California Senate Bill 54 was introduced by California senator Kevin de León. The bill requires that California, very much like a sanctuary city, vastly limit its law enforcement agencies from working alongside federal immigration agencies, as well as prohibit them from using their resources to detain and investigate people amongst other regulations, on the basis of immigration purposes. California law enforcement agencies will no longer be able to transfer a person or release information regarding their criminal history to federal immigration agencies without an existing judicial warrant. In addition to that, local and state law enforcement agencies will also be required to release the names of inmates/parolees to federal immigration agencies 60 days prior to them being released from jail if they are or were convicted for a violent crime. If a California law enforcement agency and federal immigration agency work in joint efforts, the California law enforcement agency cannot take on the role of an immigration agency. Not only that but as of January 1, 2009 it will have to create a biyearly report about the frequency of the joint efforts and information exchanged, and that all would have to be posted in the Attorney General's website. The bill has been voted on by the California Senate. According to CNN, it resulted in a 27–12 lead with Democrats being the dominant supporters. Despite the support from the California senate, the bill still faces opposition from groups such as the California State Sheriff Association, that feels like it too tightly limits their ability to carry out their job.

The California public schools this bill will directly affect are any k-12 school under local governing or charter school boards, the California Community College, and the California State University branch. Under this bill the security, police agencies, and staff working for them will be limited to no longer inquire information regarding a person's legal status, release private information that is not yet available to the public, or detain and question amongst other things on the basis of aiding an immigration enforcement agency/investigation. In order for this to take place, three months after the bill is approved, the General Attorney would need to publish a policy with the regulations and limitations that the public schools will need to enact in order to guarantee confidentiality to the students in regards to not releasing their information to immigration authorities. Not only that, but the policy will include regulations that won't allow for immigration agencies to work in the campus or have individuals transferred to them unless a judicial warrant is present. The public schools are expected to follow the policy, or create their own that is up to par with the one created by the Attorney General. Since the state will be imposing new regulations on public schools, they are up for reimbursement for the money they spend implementing them. That is because under California Constitution, a school district/campus is eligible for reimbursement if it had to create a new space in its budget to carry out its mandate. According to the LA Times, even though the University of California is not one of the California public school obligated to implement this bill if passed, it is encouraged to adopt its policies because it is a government organization that provides education and social services among other things to the residents of California.

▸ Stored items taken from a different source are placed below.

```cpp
template <typename TC, int G, int I>
__device__ __forceinline__ void coop_step(QpState<TC>& S, int K, int sub, TC a0, TC a1, TC cc, const CbfConsts<TC>& k) {
    if (I >= K) return;
    const TC bi0 = group_bcast<TC, G, I>(a0, sub), bi1 = group_bcast<TC, G, I>(a1, sub), bic = group_bcast<TC, G, I>(cc, sub);
    LineQP<TC> L;
    const bool viol = qp_row_violated(S, bi0, bi1, bic, L, k);
    if (__builtin_amdgcn_ballot_w64(viol) == 0) return;
    clip_box(L, k);
    if (sub < I) clip_row(L, a0, a1, cc);
    L.lo = group_max<TC, G>(L.lo);
    L.hi = group_min<TC, G>(L.hi);
    qp_row_commit(S, L, viol);
}
template <typename TC, int G, int... Is>
__device__ __forceinline__ void coop_walk(QpState<TC>& S, int K, int sub, TC a0, TC a1, TC cc, const CbfConsts<TC>& k,
                                          std::integer_sequence<int, Is...>) {
    (coop_step<TC, G, Is>(S, K, sub, a0, a1, cc, k), ...);
}

template <typename TC, int G>
__device__ __forceinline__ void coop_walk_violated(QpState<TC>& S, int K, int sub, int lane, TC a0, TC a1, TC cc,
                                                   const CbfConsts<TC>& k) {
    const int gbase = lane & ~(G - 1);
    const unsigned long long grp = (G == 64 ? ~0ull : ((1ull << G) - 1ull)) << gbase;
    const bool testable = (sub < K) && !((a0 == TC(0)) && (a1 == TC(0)));
    int last = -1;
#ifndef SC_EXP_MAXIT
#define SC_EXP_MAXIT G
#endif
    for (int it = 0; it < SC_EXP_MAXIT; ++it) {
        const TC s = a0 * S.u0 + (a1 * S.u1 + cc);
        const bool v = testable && (sub > last) && (s < TC(0));
        const unsigned long long m = __builtin_amdgcn_ballot_w64(v);
        if (m == 0ull) break;
        const unsigned long long mg = m & grp;
        const bool has = mg != 0ull;
        const int istar = has ? (__builtin_ctzll(mg) - gbase) : 0;
        const TC bi0 = __shfl(a0, istar, G), bi1 = __shfl(a1, istar, G), bic = __shfl(cc, istar, G);
        LineQP<TC> L;
        const bool viol = qp_row_violated(S, bi0, bi1, bic, L, k) && has;
        clip_box(L, k);
        if (sub < istar) clip_row(L, a0, a1, cc);
        L.lo = group_max<TC, G>(L.lo);
        L.hi = group_min<TC, G>(L.hi);
        qp_row_commit(S, L, viol);
        last = has ? istar : K;
    }
}

template <typename T, int X>
__device__ __forceinline__ T group_xor8(T v, T mirrored) {
    if constexpr (X == 1) return dpp_mov<0xB1>(v);
    else if constexpr (X == 2) return dpp_mov<0x4E>(v);
    else if constexpr (X == 3) return dpp_mov<0x1B>(v);
    else if constexpr (X == 4) return dpp_mov<0x1B>(mirrored);
    else if constexpr (X == 5) return dpp_mov<0x4E>(mirrored);
    else if constexpr (X == 6) return dpp_mov<0xB1>(mirrored);
    else return mirrored;
}
__device__ __forceinline__ float min_raw(float a, float b) { float r; asm("v_min_f32 %0, %1, %2" : "=v"(r) : "v"(a), "v"(b)); return r; }
__device__ __forceinline__ float max_raw(float a, float b) { float r; asm("v_max_f32 %0, %1, %2" : "=v"(r) : "v"(a), "v"(b)); return r; }
__device__ __forceinline__ double min_raw(double a, double b) { double r; asm("v_min_f64 %0, %1, %2" : "=v"(r) : "v"(a), "v"(b)); return r; }
__device__ __forceinline__ double max_raw(double a, double b) { double r; asm("v_max_f64 %0, %1, %2" : "=v"(r) : "v"(a), "v"(b)); return r; }
__device__ __forceinline__ float max_neg_raw(float a, float b) { float r; asm("v_max_f32 %0, %1, -%2" : "=v"(r) : "v"(a), "v"(b)); return r; }
__device__ __forceinline__ double max_neg_raw(double a, double b) { double r; asm("v_max_f64 %0, %1, -%2" : "=v"(r) : "v"(a), "v"(b)); return r; }
__device__ __forceinline__ float max_abs_one_raw(float a) { float r; asm("v_max_f32 %0, |%1|, 1.0" : "=v"(r) : "v"(a)); return r; }
__device__ __forceinline__ double max_abs_one_raw(double a) { double r; asm("v_max_f64 %0, |%1|, 1.0" : "=v"(r) : "v"(a)); return r; }
__device__ __forceinline__ float keep_or_nan(bool keep, float v) { return keep ? v : __int_as_float(0x7fc00000); }
__device__ __forceinline__ double keep_or_nan(bool keep, double v) {
    return __hiloint2double(keep ? __double2hiint(v) : 0x7ff80000, __double2loint(v));
}
template <typename T>
__device__ __forceinline__ T min8_raw(T v) {
    v = min_raw(v, dpp_mov<0xB1>(v)); v = min_raw(v, dpp_mov<0x4E>(v)); v = min_raw(v, dpp_mov<0x141>(v));
    return v;
}
template <typename T>
__device__ __forceinline__ T min16_raw(T v) { v = min8_raw(v); return min_raw(v, dpp_mov<0x140>(v)); }
template <int CTRL>
__device__ __forceinline__ int or_dpp(int v) { return v | __builtin_amdgcn_update_dpp(0, v, CTRL, 0xf, 0xf, true); }
template <int G>
__device__ __forceinline__ int group_or_bits(int v) {
    v = or_dpp<0xB1>(v); v = or_dpp<0x4E>(v); v = or_dpp<0x141>(v);
    if constexpr (G == 16) v = or_dpp<0x140>(v);
    return v;
}
template <int G>
__device__ __forceinline__ float group_pick(bool mine, float v) { return __int_as_float(group_or_bits<G>(mine ? __float_as_int(v) : 0)); }
template <int G>
__device__ __forceinline__ double group_pick(bool mine, double v) {
    const int lo = group_or_bits<G>(mine ? __double2loint(v) : 0), hi = group_or_bits<G>(mine ? __double2hiint(v) : 0);
    return __hiloint2double(hi, lo);
}

template <typename T>
__device__ __forceinline__ void clip_row_coop(LineQP<T>& L, bool& dead, T g0, T g1, T gc) {
    const T a = g0 * L.d0 + g1 * L.d1;
    const T r = g0 * L.p0 + (g1 * L.p1 + gc);
    const bool pos = a > num<T>::eps_par();
    const bool neg = !(a >= -num<T>::eps_par());
    const bool par_viol = r < -num<T>::tol_feas() * max_abs_one_raw(gc);
    const T q = r * rcp_(fabs_(a));
    dead |= !pos && !neg && par_viol;
    L.lo = max_neg_raw(L.lo, keep_or_nan(pos, q));
    L.hi = min_raw(L.hi, keep_or_nan(neg, q));
}

template <int G>
__device__ __forceinline__ bool group_first(unsigned long long m, int lane, int sub, bool& has) {
    const unsigned bits = (unsigned)(m >> (lane & ~(G - 1))) & ((1u << G) - 1u);
    has = bits != 0u;
    return sub == __builtin_ctz(bits | (1u << G));
}

template <typename TC, int... Xs>
__device__ __forceinline__ void clip_partners8(LineQP<TC>& L, bool& dead, TC a0, TC a1, TC cc, std::integer_sequence<int, Xs...>) {
    const TC m0 = dpp_mov<0x141>(a0), m1 = dpp_mov<0x141>(a1), mc = dpp_mov<0x141>(cc);
    (clip_row_coop(L, dead, group_xor8<TC, Xs + 1>(a0, m0), group_xor8<TC, Xs + 1>(a1, m1), group_xor8<TC, Xs + 1>(cc, mc)), ...);
}
template <typename TC, int G>
__device__ __forceinline__ void coop_pick_winner(QpState<TC>& S, const LineQP<TC>& L, bool ok, int sub, int lane) {
    const TC inf = num<TC>::inf();
    TC t = fmin_(fmax_(TC(0), L.lo), L.hi);
    const bool inverted = L.lo > L.hi;
    t = inverted ? TC(0.5) * (L.lo + L.hi) : t;
    const bool empty = L.lo > L.hi + num<TC>::tol_feas() * fmax_(TC(1), fmax_(fabs_(L.lo), fabs_(L.hi)));
    const TC v0 = L.p0 + t * L.d0, v1 = L.p1 + t * L.d1;
    const TC e0 = v0 - S.ur0, e1 = v1 - S.ur1;
    TC cost = e0 * e0 + e1 * e1;
    cost = (ok && !empty && (cost == cost)) ? cost : inf;
    TC best;
    if constexpr (G == 8) best = min8_raw(cost); else best = min16_raw(cost);
    bool has;
    const bool mine = group_first<G>(__builtin_amdgcn_ballot_w64((cost == best) && (best < inf)), lane, sub, has);
    const TC s0 = group_pick<G>(mine, v0), s1 = group_pick<G>(mine, v1);
    S.u0 = has ? s0 : S.u0;
    S.u1 = has ? s1 : S.u1;
}
template <typename TC>
__device__ __forceinline__ void coop_solve_all8(QpState<TC>& S, int K, int sub, int lane, TC a0, TC a1, TC cc,
                                                const CbfConsts<TC>& k) {
    const bool testable = (sub < K) && !((a0 == TC(0)) && (a1 == TC(0)));
    LineQP<TC> L;
    const bool viol = qp_row_violated(S, a0, a1, cc, L, k) && testable;
    if (__builtin_amdgcn_ballot_w64(viol) == 0ull) return;
    clip_box(L, k);
    bool dead = false;
    clip_partners8(L, dead, a0, a1, cc, std::make_integer_sequence<int, 7>{});
    coop_pick_winner<TC, 8>(S, L, viol && !dead, sub, lane);
}

template <typename TC, int... Rs>
__device__ __forceinline__ void clip_partners16(LineQP<TC>& L, bool& dead, TC a0, TC a1, TC cc, std::integer_sequence<int, Rs...>) {
    (clip_row_coop(L, dead, dpp_mov<0x121 + Rs>(a0), dpp_mov<0x121 + Rs>(a1), dpp_mov<0x121 + Rs>(cc)), ...);
}
template <typename TC>
__device__ __forceinline__ void coop_solve_all16(QpState<TC>& S, int K, int sub, int lane, TC a0, TC a1, TC cc,
                                                 const CbfConsts<TC>& k) {
    const bool testable = (sub < K) && !((a0 == TC(0)) && (a1 == TC(0)));
    LineQP<TC> L;
    const bool viol = qp_row_violated(S, a0, a1, cc, L, k) && testable;
    if (__builtin_amdgcn_ballot_w64(viol) == 0ull) return;
    clip_box(L, k);
    bool dead = false;
    clip_partners16(L, dead, a0, a1, cc, std::make_integer_sequence<int, 15>{});
    coop_pick_winner<TC, 16>(S, L, viol && !dead, sub, lane);
}

}
```

### safe_control_amd/csrc/sc_math.hpp

```cpp
#pragma once
#include <hip/hip_runtime.h>
#include <cmath>
#include <cstdint>

namespace sc {

template <typename T> struct num;
template <> struct num<float> {
    static __device__ __forceinline__ float inf() { return __builtin_huge_valf(); }
    static __device__ __forceinline__ float nan() { return __builtin_nanf(""); }
    static __device__ __forceinline__ float eps_par() { return 1e-5f; }
    static __device__ __forceinline__ float tol_feas() { return 1e-5f; }
};
template <> struct num<double> {
    static __device__ __forceinline__ double inf() { return __builtin_huge_val(); }
    static __device__ __forceinline__ double nan() { return __builtin_nan(""); }
    static __device__ __forceinline__ double eps_par() { return 1e-12; }
    static __device__ __forceinline__ double tol_feas() { return 1e-9; }
};

__device__ __forceinline__ void sincos_(float x, float* s, float* c) { sincosf(x, s, c); }
__device__ __forceinline__ void sincos_(double x, double* s, double* c) {
    if (!(fabs(x) < 1.0e5)) { sincos(x, s, c); return; }
    const double k = rint(x * 0.63661977236758138);
    double r = __builtin_fma(-k, 1.5707963267948966, x);
    r = __builtin_fma(-k, 6.123233995736766e-17, r);
    r = __builtin_fma(-k, -1.4973849048591698e-33, r);
    const double z = r * r;
    double ps = __builtin_fma(z, 1.58969099521155010221e-10, -2.50507602534068634195e-08);
    ps = __builtin_fma(z, ps, 2.75573137070700676789e-06);
    ps = __builtin_fma(z, ps, -1.98412698298579493134e-04);
    ps = __builtin_fma(z, ps, 8.33333333332248946124e-03);
    const double ks = __builtin_fma(z * r, __builtin_fma(z, ps, -1.66666666666666324348e-01), r);
    double pc = __builtin_fma(z, -1.13596475577881948265e-11, 2.08757232129817482790e-09);
    pc = __builtin_fma(z, pc, -2.75573143513906633035e-07);
    pc = __builtin_fma(z, pc, 2.48015872894767294178e-05);
    pc = __builtin_fma(z, pc, -1.38888888888741095749e-03);
    pc = __builtin_fma(z, pc, 4.16666666666666019037e-02);
    const double hz = 0.5 * z, w = 1.0 - hz;
    const double kc = w + (((1.0 - w) - hz) + z * (z * pc));
    const int n = (int)k & 3;
    const double sv = (n & 1) ? kc : ks, cv = (n & 1) ? ks : kc;
    *s = (n & 2) ? -sv : sv;
    *c = ((n + 1) & 2) ? -cv : cv;
}
__device__ __forceinline__ float sqrt_(float x) { return sqrtf(x); }
__device__ __forceinline__ double sqrt_(double x) { return sqrt(x); }
__device__ __forceinline__ float fabs_(float x) { return fabsf(x); }
__device__ __forceinline__ double fabs_(double x) { return fabs(x); }
__device__ __forceinline__ float fmax_(float a, float b) { return fmaxf(a, b); }
__device__ __forceinline__ double fmax_(double a, double b) { return fmax(a, b); }
__device__ __forceinline__ float fmin_(float a, float b) { return fminf(a, b); }
__device__ __forceinline__ double fmin_(double a, double b) { return fmin(a, b); }
__device__ __forceinline__ float pow_(float a, float b) { return powf(a, b); }
__device__ __forceinline__ double pow_(double a, double b) { return pow(a, b); }
__device__ __forceinline__ float rint_(float a) { return rintf(a); }
__device__ __forceinline__ double rint_(double a) { return rint(a); }
__device__ __forceinline__ float atan2_(float a, float b) { return atan2f(a, b); }
__device__ __forceinline__ double atan2_(double a, double b) { return atan2(a, b); }
__device__ __forceinline__ float floor_(float a) { return floorf(a); }
__device__ __forceinline__ double floor_(double a) { return floor(a); }
__device__ __forceinline__ bool finite_(float a) { return __builtin_isfinite(a); }
__device__ __forceinline__ bool finite_(double a) { return __builtin_isfinite(a); }

template <typename T>
__device__ __forceinline__ T powi_chain(T x, int n) {
    T r = T(1), b = x;
    while (n) {
        if (n & 1) r *= b;
        b *= b;
        n >>= 1;
    }
    return r;
}

__device__ __forceinline__ float fmod_(float a, float b) { return fmodf(a, b); }
__device__ __forceinline__ double fmod_(double a, double b) { return fmod(a, b); }
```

== Constitutionality of Sanctuary Cities ==
The legal basis for sanctuary school and safe zone protection:

- In Plyler v. Doe, the Supreme Court recognized a constitutional right of access to K-12 education for all students, regardless of their immigration status. Actions taken by the school, locality, or state to chill this access to schools, including engaging in activities that increase absenteeism of students, may violate Plyler.
- FERPA (Family Educational Rights and Privacy Act) requires schools to obtain written permission from parents or eligible students before releasing any information from a student's education record, and gives rise to liability if schools impermissibly release students’ information.
- The Fourteenth Amendment of the U.S. Constitution prohibits any state from denying “to any person within its jurisdiction the equal protection of the laws.” Furthermore, the Fourteenth Amendment's Due Process and Equal Protection Clauses shield all individuals from unfair and unjust treatment, regardless of race, sex, religion, or age.
- The Fourth Amendment of the U.S. Constitution gives all people the right to be free of unlawful searches, seizures, and warrantless arrests from law enforcement agents, and the U.S. Supreme Court has interpreted this right to apply as well to activities by immigration enforcement agents.
- The Tenth Amendment of the U.S. Constitution states that the powers not delegated to the United States by the Constitution are reserved to the States or to the people. Thus, the federal government cannot force states and localities to enforce federal immigration law.
- U.S. Immigrations & Customs Enforcement's longstanding policy is to strongly discourage immigration enforcement actions – arrests, interviews, searches, and surveillance – from taking place in “sensitive locations,” including hospitals, churches, and schools.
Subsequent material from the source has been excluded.